# The holidays and working on reconsilation, but not there yet



## blueskies30 (Jan 27, 2010)

I just got home from spending thanksgiving with his family. It was nice for the most part. My husband wanted to spend some alone time with me in his room to get away from the crowd of people I guess. It was just watching tv with no cuddling or anything like that.

I'm really mourning the normal go home together thing. The kids are staying with him at his parents house for this whole weekend because HUsband wanted to do our usual Black Friday shopping together. I'm finding it difficult that he wants to do some of the usual things, but without the I love you's, hello/good bye kisses and coming home together. 

I have no idea how long this seperation like this will be. I'm just feeling like I need the I love you at the end of visits and especially on holidays because when I ask him he does say he loves me nad is in love with me, but he just does not say the word. There is many times that I almost slip up and say it or text it. I don't want to be the one to say it cause what if he doesn't say it back and what if its too soon for him. 

We have been seperated for about 3 months now and have not had sexual relations for 4 months or more. Is it wrong of me to so desire the physical contact? I'm really missing the hello and good bye kisses so much!! I'm also really missing the cuddling..

I'm really gettign worried about how Christmas is going to be. I don't want to be the one with the kids on christmas morning alone. I know I will be probably going to his parents house, but I don't want to wake up christmas morning as not the whole family. Since we are workign to put the marriage back together, I don't want to say to the kids These are from Mommy and we will be going to grandmas to open daddy's presents. Its hard enough I'm decorating the x-mas tree without him living here.

I'm having serius doubts about everything that lead up to the divorce/seperation.(its still divorce right now, but husband is changing it to seperation this friday)
I'm the one who made the seperation happen and I thought I was doing the right thing, but now I feel that I didn't do the right thing. If you have been following my posts than you know that my parents had a huge hand in the crumbling of my marriage that has been happening for years. Of course there are other factors too, but my parents were the ones who constantly put bad thoughts in my head. 

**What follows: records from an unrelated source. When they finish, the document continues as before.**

static int launch_frame(const ConvArgs& a, hipStream_t s) {
    constexpr size_t lds = (3 * 22 + 2 * 36) * 1024 + 1024;
    static LdsAttrOnce attr;
    const hipError_t e = flair_max_lds_once(attr, reinterpret_cast<const void*>(&conv_frame_kernel));
    FLAIR_CHECK(e == hipSuccess, "flair_conv_nhwc: hipFuncSetAttribute: %s", hipGetErrorString(e));
    hipLaunchKernelGGL(conv_frame_kernel, dim3(a.T * (a.H / 8) * (a.W / 32)), dim3(512), lds, s, a);
    FLAIR_LAUNCH_CHECK();
    return FLAIR_OK;
}

template <typename E, int TC, int TP, int WC, int WP, int PD, int KWID>
__global__ __launch_bounds__(256) void conv_igemm_kernel(ConvArgs a) {
    prefetch_kernargs<sizeof(ConvArgs)>();
    constexpr int BKE = Mma<E>::BKE * KWID;
    constexpr int ROWB = 64 * KWID;
    constexpr int CPR = 4 * KWID;
    constexpr int RPP = 256 / CPR;
    constexpr int VEC = ET<E>::VEC;
    constexpr int FC = TC / WC / 32;
    constexpr int FP = TP / WP / 32;
    constexpr int XR = TP / RPP;
    constexpr int WR = TC / RPP;
    static_assert(WC * WP == 4 && FC >= 1 && FP >= 1 && XR >= 1 && WR >= 1, "tile");

    extern __shared__ __attribute__((aligned(16))) char smem[];
    constexpr int BUF = (TC + TP) * ROWB;
    auto loff = [](int row, int chunk) { return KWID == 1 ? lds_off(row, chunk) : row * 128 + ((chunk ^ ((row >> 1) & 7)) << 4); };

    const int tid = threadIdx.x;
    const int lane = tid & 63, wave = __builtin_amdgcn_readfirstlane(tid >> 6);
    const int wc = wave / WP, wp = wave % WP;

    const int bid = xcd_remap(blockIdx.x, gridDim.x);
    const int coTile = bid % a.nCoTiles;
    const int pixTile = bid / a.nCoTiles;
    const long p0 = (long)pixTile * TP;
    const int co0 = coTile * TC;

    const int chunk = tid % CPR;
    const int srow = tid / CPR;
    int xt[XR], xh[XR], xw[XR];
    bool xvalid[XR];
#pragma unroll
    for (int i = 0; i < XR; ++i) {
        long p = p0 + srow + RPP * i;
        xvalid[i] = p < a.P;
        if (!xvalid[i]) p = 0;
        int w_ = (int)(p % a.W);
        long q = p / a.W;
        xw[i] = w_;
        xh[i] = (int)(q % a.H);
        xt[i] = (int)(q / a.H);
    }
    const int taps = a.KT * a.KH * a.KW;
    const int pt = a.KT / 2, ph = a.KH / 2, pw = a.KW / 2;
    const int tFirst = (int)(p0 / ((long)a.H * a.W));
    const int tileFrames = (int)((TP + (long)a.H * a.W - 1) / ((long)a.H * a.W)) + 1;

    uint4 xreg[PD][XR], wreg[PD][WR];

    const int nkAll = taps * (a.CinTot / BKE);
    const int ks0 = (int)((long)blockIdx.y * nkAll / a.splitK);
    const int ks1 = (int)((long)(blockIdx.y + 1) * nkAll / a.splitK);
    int tap = ks0 / (a.CinTot / BKE), seg = 0, cb = ks0 % (a.CinTot / BKE), segOff = 0;
    while (cb * BKE >= a.segC[seg]) {
        cb -= a.segC[seg] / BKE;
        segOff += a.segC[seg];
        ++seg;
    }
    int dw = tap % a.KW - pw, dh = (tap / a.KW) % a.KH - ph, dt = tap / (a.KW * a.KH) - pt;

    const __amdgpu_buffer_rsrc_t wrs = make_rsrc(a.w, a.wBytes);
    constexpr unsigned ESZ = sizeof(E);
    auto issue_loads = [&](int set) {
        const int ld = a.segLd[seg];
        int fb = tFirst + dt;
        fb = fb < 0 ? 0 : (fb >= a.T ? a.T - 1 : fb);
        int nfr = a.T - fb;
        if (nfr > tileFrames) nfr = tileFrames;
        const size_t frameBytes = (size_t)a.Hin * a.Win * ld * ESZ;
        const __amdgpu_buffer_rsrc_t xr =
            make_rsrc(reinterpret_cast<const char*>(a.x[seg]) + fb * frameBytes, (unsigned)(nfr * frameBytes));
        const int coff = cb * BKE + chunk * VEC;
#pragma unroll
        for (int i = 0; i < XR; ++i) {
            const int t2 = xt[i] + dt;
            int h2 = xh[i] * a.stride + dh + a.tapShift, w2 = xw[i] * a.stride + dw + a.tapShift;
            if (a.reflect) {
                h2 = h2 < 0 ? -h2 : (h2 >= a.Hin ? 2 * a.Hin - 2 - h2 : h2);
                w2 = w2 < 0 ? -w2 : (w2 >= a.Win ? 2 * a.Win - 2 - w2 : w2);
            }
            const bool ok = xvalid[i] && (unsigned)t2 < (unsigned)a.T && (unsigned)h2 < (unsigned)a.Hin &&
                            (unsigned)w2 < (unsigned)a.Win;
            const unsigned off = ok ? (unsigned)((((t2 - fb) * a.Hin + h2) * a.Win + w2) * ld + coff) * ESZ : FLAIR_OOB;
            xreg[set][i] = buf_load16(xr, off);
        }
        const unsigned kofs = (unsigned)(tap * a.CinTot + segOff + coff) * ESZ;
#pragma unroll
        for (int j = 0; j < WR; ++j) {
            const int n = co0 + srow + RPP * j;
            wreg[set][j] = buf_load16(wrs, n < a.Cout ? (unsigned)(n * taps * a.CinTot) * ESZ + kofs : FLAIR_OOB);
        }
    };
    auto advance = [&]() {
        ++cb;
        if (cb * BKE >= a.segC[seg]) {
            cb = 0;
            segOff += a.segC[seg];
            ++seg;
            if (seg >= a.nseg) {
                seg = 0;
                segOff = 0;
                ++tap;
                ++dw;
                if (dw > pw) {
                    dw = -pw;
                    ++dh;
                    if (dh > ph) {
                        dh = -ph;
                        ++dt;
                    }
                }
            }
        }
    };
    auto write_lds = [&](int buf, int set) {
        char* base = smem + buf * BUF;
#pragma unroll
        for (int j = 0; j < WR; ++j)
            *reinterpret_cast<uint4*>(base + loff(srow + RPP * j, chunk)) = wreg[set][j];
#pragma unroll
        for (int i = 0; i < XR; ++i)
            *reinterpret_cast<uint4*>(base + TC * ROWB + loff(srow + RPP * i, chunk)) = xreg[set][i];
    };

    f32x16 acc[FC][FP];
#pragma unroll
    for (int i = 0; i < FC; ++i)
#pragma unroll
        for (int j = 0; j < FP; ++j)
#pragma unroll
            for (int r = 0; r < 16; ++r) acc[i][j][r] = 0.f;

    const int nk = ks1 - ks0;
    const int lr = lane & 31, lh = lane >> 5;

#pragma unroll
    for (int u = 0; u < PD; ++u)
        if (u < nk) {
            issue_loads(u);
            advance();
        }
    write_lds(0, 0);
    __syncthreads();

    for (int ks = 0; ks < nk; ks += PD) {
#pragma unroll
        for (int u = 0; u < PD; ++u) {
            const int k = ks + u;
            if (k >= nk) break;
            const int cur = k & 1;
            if (k + PD < nk) {
                issue_loads(u);
                advance();
            }
            const char* wb = smem + cur * BUF;
            const char* xb = wb + TC * ROWB;
#pragma unroll
            for (int sp = 0; sp < KWID; ++sp) {
                uint4 af[FC][2], bfr[FP][2];
#pragma unroll
                for (int i = 0; i < FC; ++i) {
                    const int row = wc * (TC / WC) + i * 32 + lr;
                    af[i][0] = *reinterpret_cast<const uint4*>(wb + loff(row, 4 * sp + Mma<E>::chunk(0, lh)));
                    af[i][1] = *reinterpret_cast<const uint4*>(wb + loff(row, 4 * sp + Mma<E>::chunk(1, lh)));
                }
#pragma unroll
                for (int j = 0; j < FP; ++j) {
                    const int row = wp * (TP / WP) + j * 32 + lr;
                    bfr[j][0] = *reinterpret_cast<const uint4*>(xb + loff(row, 4 * sp + Mma<E>::chunk(0, lh)));
                    bfr[j][1] = *reinterpret_cast<const uint4*>(xb + loff(row, 4 * sp + Mma<E>::chunk(1, lh)));
                }
#pragma unroll
                for (int i = 0; i < FC; ++i)
#pragma unroll
                    for (int j = 0; j < FP; ++j) Mma<E>::run(af[i], bfr[j], acc[i][j]);
            }
            if (k + 1 < nk) write_lds(cur ^ 1, (u + 1) % PD);
            __syncthreads();
        }
    }

    if (a.splitK > 1) {
#pragma unroll
        for (int j = 0; j < FP; ++j) {
            const long p = p0 + wp * (TP / WP) + j * 32 + lr;
            if (p >= a.P) continue;
#pragma unroll
            for (int i = 0; i < FC; ++i)
#pragma unroll
                for (int g = 0; g < 4; ++g) {
                    const int co = co0 + wc * (TC / WC) + i * 32 + 8 * g + 4 * lh;
                    if (co < a.Cout)
                        *reinterpret_cast<float4*>(a.part + ((long)blockIdx.y * a.P + p) * a.Cout + co) =
                            make_float4(acc[i][j][4 * g], acc[i][j][4 * g + 1], acc[i][j][4 * g + 2],
                                        acc[i][j][4 * g + 3]);
                }
        }
        return;
    }
    if ((a.Cout & 7) == 0 && ((uintptr_t)a.y & 15) == 0 && (a.yLd * (int)sizeof(E)) % 16 == 0 &&
        (!a.res0 || (((uintptr_t)a.res0 & 15) == 0 && (a.res0Ld * (int)sizeof(E)) % 16 == 0)) &&
        (!a.res1 || (((uintptr_t)a.res1 & 15) == 0 && (a.res1Ld * (int)sizeof(E)) % 16 == 0))) {
        auto run = [&](auto actTag) {
            igemm_epilogue<E, decltype(actTag)::value, FC, FP>(a, acc, p0 + wp * (TP / WP), co0 + wc * (TC / WC), lr, lh);
        };
        if (a.act == FLAIR_ACT_DCN_OFFSETS) run(std::integral_constant<int, 1>{});
        else if (a.act == FLAIR_ACT_SILU) run(std::integral_constant<int, 2>{});
        else if (a.act == FLAIR_ACT_GELU) run(std::integral_constant<int, 3>{});
        else run(std::integral_constant<int, 0>{});
        return;
    }
#pragma unroll
    for (int j = 0; j < FP; ++j) {
        const long p = p0 + wp * (TP / WP) + j * 32 + lr;
        if (p >= a.P) continue;
#pragma unroll
        for (int i = 0; i < FC; ++i)
#pragma unroll
            for (int g = 0; g < 4; ++g)
                store_quad<E>(a, p, co0 + wc * (TC / WC) + i * 32 + 8 * g + 4 * lh, acc[i][j][4 * g],
                              acc[i][j][4 * g + 1], acc[i][j][4 * g + 2], acc[i][j][4 * g + 3]);
    }
}

template <typename E>
__global__ void conv_splitk_reduce_kernel(ConvArgs a) {
    const unsigned cq = (unsigned)(a.Cout / 4);
    const unsigned quads = (unsigned)a.P * cq;
    const size_t slice = (size_t)a.P * a.Cout;
    for (unsigned i = blockIdx.x * blockDim.x + threadIdx.x; i < quads; i += gridDim.x * blockDim.x) {
        const unsigned p = i / cq;
        const int co = (int)(i - p * cq) * 4;
        const float* src = a.part + (size_t)p * a.Cout + co;
        float4 s = make_float4(0.f, 0.f, 0.f, 0.f);
        int k = 0;
        for (; k + 4 <= a.splitK; k += 4) {
            float4 v[4];
#pragma unroll
            for (int u = 0; u < 4; ++u) v[u] = *reinterpret_cast<const float4*>(src + (size_t)(k + u) * slice);
#pragma unroll
            for (int u = 0; u < 4; ++u) {
                s.x += v[u].x; s.y += v[u].y; s.z += v[u].z; s.w += v[u].w;
            }
        }
        for (; k < a.splitK; ++k) {
            const float4 v = *reinterpret_cast<const float4*>(src + (size_t)k * slice);
            s.x += v.x; s.y += v.y; s.z += v.z; s.w += v.w;
        }
        store_quad<E>(a, p, co, s.x, s.y, s.z, s.w);
    }
}

template <typename E, int TC, int TP, int WC, int WP, int PD, int KWID>
int launch_pd(const ConvArgs& a0, hipStream_t s) {
    ConvArgs a = a0;
    a.nPixTiles = cdiv(a.P, TP);
    a.nCoTiles = cdiv(a.Cout, TC);
    const int grid = a.nPixTiles * a.nCoTiles;
    const size_t lds = 2 * (TC + TP) * 64 * KWID;
    hipLaunchKernelGGL((conv_igemm_kernel<E, TC, TP, WC, WP, PD, KWID>), dim3(grid, a.splitK), dim3(256), lds, s, a);
    FLAIR_LAUNCH_CHECK();
    if (a.splitK > 1) {
        hipLaunchKernelGGL(conv_splitk_reduce_kernel<E>, dim3(grid_for(a.P * (a.Cout / 4), 256, 2048)), dim3(256), 0, s, a);
        FLAIR_LAUNCH_CHECK();
    }
    return FLAIR_OK;
}

template <typename E, int TC, int TP, int WC, int WP>
int launch(const ConvArgs& a, hipStream_t s) {
    if constexpr (sizeof(E) == 2) {
        bool ok = true;
        for (int i = 0; i < a.nseg; ++i) ok = ok && a.segC[i] % 64 == 0;
        if (ok) return launch_pd<E, TC, TP, WC, WP, 2, 2>(a, s);
    }
    return launch_pd<E, TC, TP, WC, WP, 4, 1>(a, s);
}

enum ConvVariant {
    IGEMM_128x128 = 0,
    IGEMM_64x128 = 1,
    IGEMM_64x64 = 2,
    HALO_8 = 3,
    HALO_4 = 4,
    HALO_2 = 5,
    HALO_KS_8 = 6,
    HALO_KS_4 = 7,
    DMA_CLIP = 8,
    DMA_FRAME = 9,
};

int choose_split(const ConvArgs& a, ConvVariant variant) {
    if (variant > IGEMM_64x64) return 1;
    const int maxBlocks = variant == IGEMM_128x128 ? 512 : 1024, maxSplit = 16;
    const int tc = variant == IGEMM_128x128 ? 128 : 64, tp = variant == IGEMM_64x64 ? 64 : 128;
    const int bke = 64 / (a.wBytes && a.CinTot ? (int)(a.wBytes / ((unsigned long long)a.Cout * a.KT * a.KH * a.KW * a.CinTot)) : 2);
    const long nk = (long)a.KT * a.KH * a.KW * (a.CinTot / bke);
    const long tiles = (long)cdiv(a.P, tp) * cdiv(a.Cout, tc);
    if (tiles >= 384 || nk < 32) return 1;
    long s = maxBlocks / tiles;
    if (s > maxSplit) s = maxSplit;
    if (s > nk / 8) s = nk / 8;
    return s < 1 ? 1 : (int)s;
}

ConvVariant choose_variant(const ConvArgs& a) {
    if (!a.reflect && a.stride == 1 && a.KH == 3 && a.KW == 3 && a.W % 32 == 0 && a.H >= 2) {
        const long per = (long)a.T * (a.W / 32) * cdiv(a.Cout, 64);
        const bool ks = a.Cout % 8 == 0;
        if (a.esz == 2 && ks && a.act != FLAIR_ACT_GELU && a.H % 16 == 0 && per * cdiv(a.H, 8) > 256 && per * (a.H / 16) >= 192) return DMA_CLIP;
        const bool dmaOk = a.esz == 2 && ks && a.act != FLAIR_ACT_GELU;
        if (per * cdiv(a.H, 8) >= 256) return ks && per * cdiv(a.H, 8) <= 256 ? (dmaOk && a.H % 8 == 0 ? DMA_FRAME : HALO_KS_8) : HALO_8;
        if (per * cdiv(a.H, 4) >= 256) return ks && per * cdiv(a.H, 4) <= 256 ? HALO_KS_4 : HALO_4;
        return HALO_2;
    }
    const long tiles128 = (long)cdiv(a.P, 128) * cdiv(a.Cout, 128);
    if (a.Cout > 64 && tiles128 >= 512) return IGEMM_128x128;
    if (a.Cout >= 128 && a.P >= 1024 && tiles128 <= 64 && (long)a.KT * a.KH * a.KW * a.CinTot >= 2304) return IGEMM_128x128;
    const long tiles64x128 = (long)cdiv(a.P, 128) * cdiv(a.Cout, 64);
    if (tiles64x128 >= 512) return IGEMM_64x128;
    return IGEMM_64x64;
}

template <typename E>
int dispatch(const ConvArgs& a0, hipStream_t s) {
    ConvArgs a = a0;
    const ConvVariant variant = choose_variant(a);
    a.splitK = a.part ? choose_split(a, variant) : 1;
    switch (variant) {
        case IGEMM_128x128: return launch<E, 128, 128, 2, 2>(a, s);
        case IGEMM_64x128: return launch<E, 64, 128, 1, 4>(a, s);
        case IGEMM_64x64: return launch<E, 64, 64, 2, 2>(a, s);
        case HALO_8: return launch_halo<E, 8>(a, s);
        case HALO_4: return launch_halo<E, 4>(a, s);
        case HALO_KS_8: return launch_halo_ks<E, 8>(a, s);
        case HALO_KS_4: return launch_halo_ks<E, 4>(a, s);
        case DMA_CLIP: return launch_dma<2>(a, s);
        case DMA_FRAME:
            if (frame_kernel_ok(a)) return launch_frame(a, s);
            return launch_dma<1>(a, s);
        case HALO_2: break;
    }
    return launch_halo<E, 2>(a, s);
}

}

extern "C" int flair_conv_variant(const flair_conv_params* p);

static void fill_geometry(ConvArgs& a, const flair_conv_params* p) {
    a.stride = p->stride > 1 ? p->stride : 1;
    a.Hin = p->H; a.Win = p->W;
    a.T = p->T; a.KT = p->KT; a.KH = p->KH; a.KW = p->KW; a.Cout = p->Cout;
    a.reflect = p->reflect_pad ? 1 : 0;
    a.act = p->act;
    a.H = (p->H + a.stride - 1) / a.stride;
    a.W = (p->W + a.stride - 1) / a.stride;
    a.P = (long)p->T * a.H * a.W;
    a.CinTot = 0;
    for (int i = 0; i < p->nseg && i < 4; ++i) a.CinTot += p->seg_c[i];
    const int esz = p->dtype == FLAIR_BF16 ? 2 : 4;
    a.esz = esz;
    a.wBytes = (unsigned)((unsigned long long)p->Cout * p->KT * p->KH * p->KW * a.CinTot * esz);
}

I don't want to rush the marriage back together, but the holidays are really really hard. 

Its gettign harder to keep my feelings for my husband in my head. I have told him how I'm feeling closer to him, but I have not told him that I keep almost slipping and saying I love him. That I dream of a hello kiss and/or good bye kiss. That I dream of the same electrifying kisses to show him how I feel and not just tell him.


----------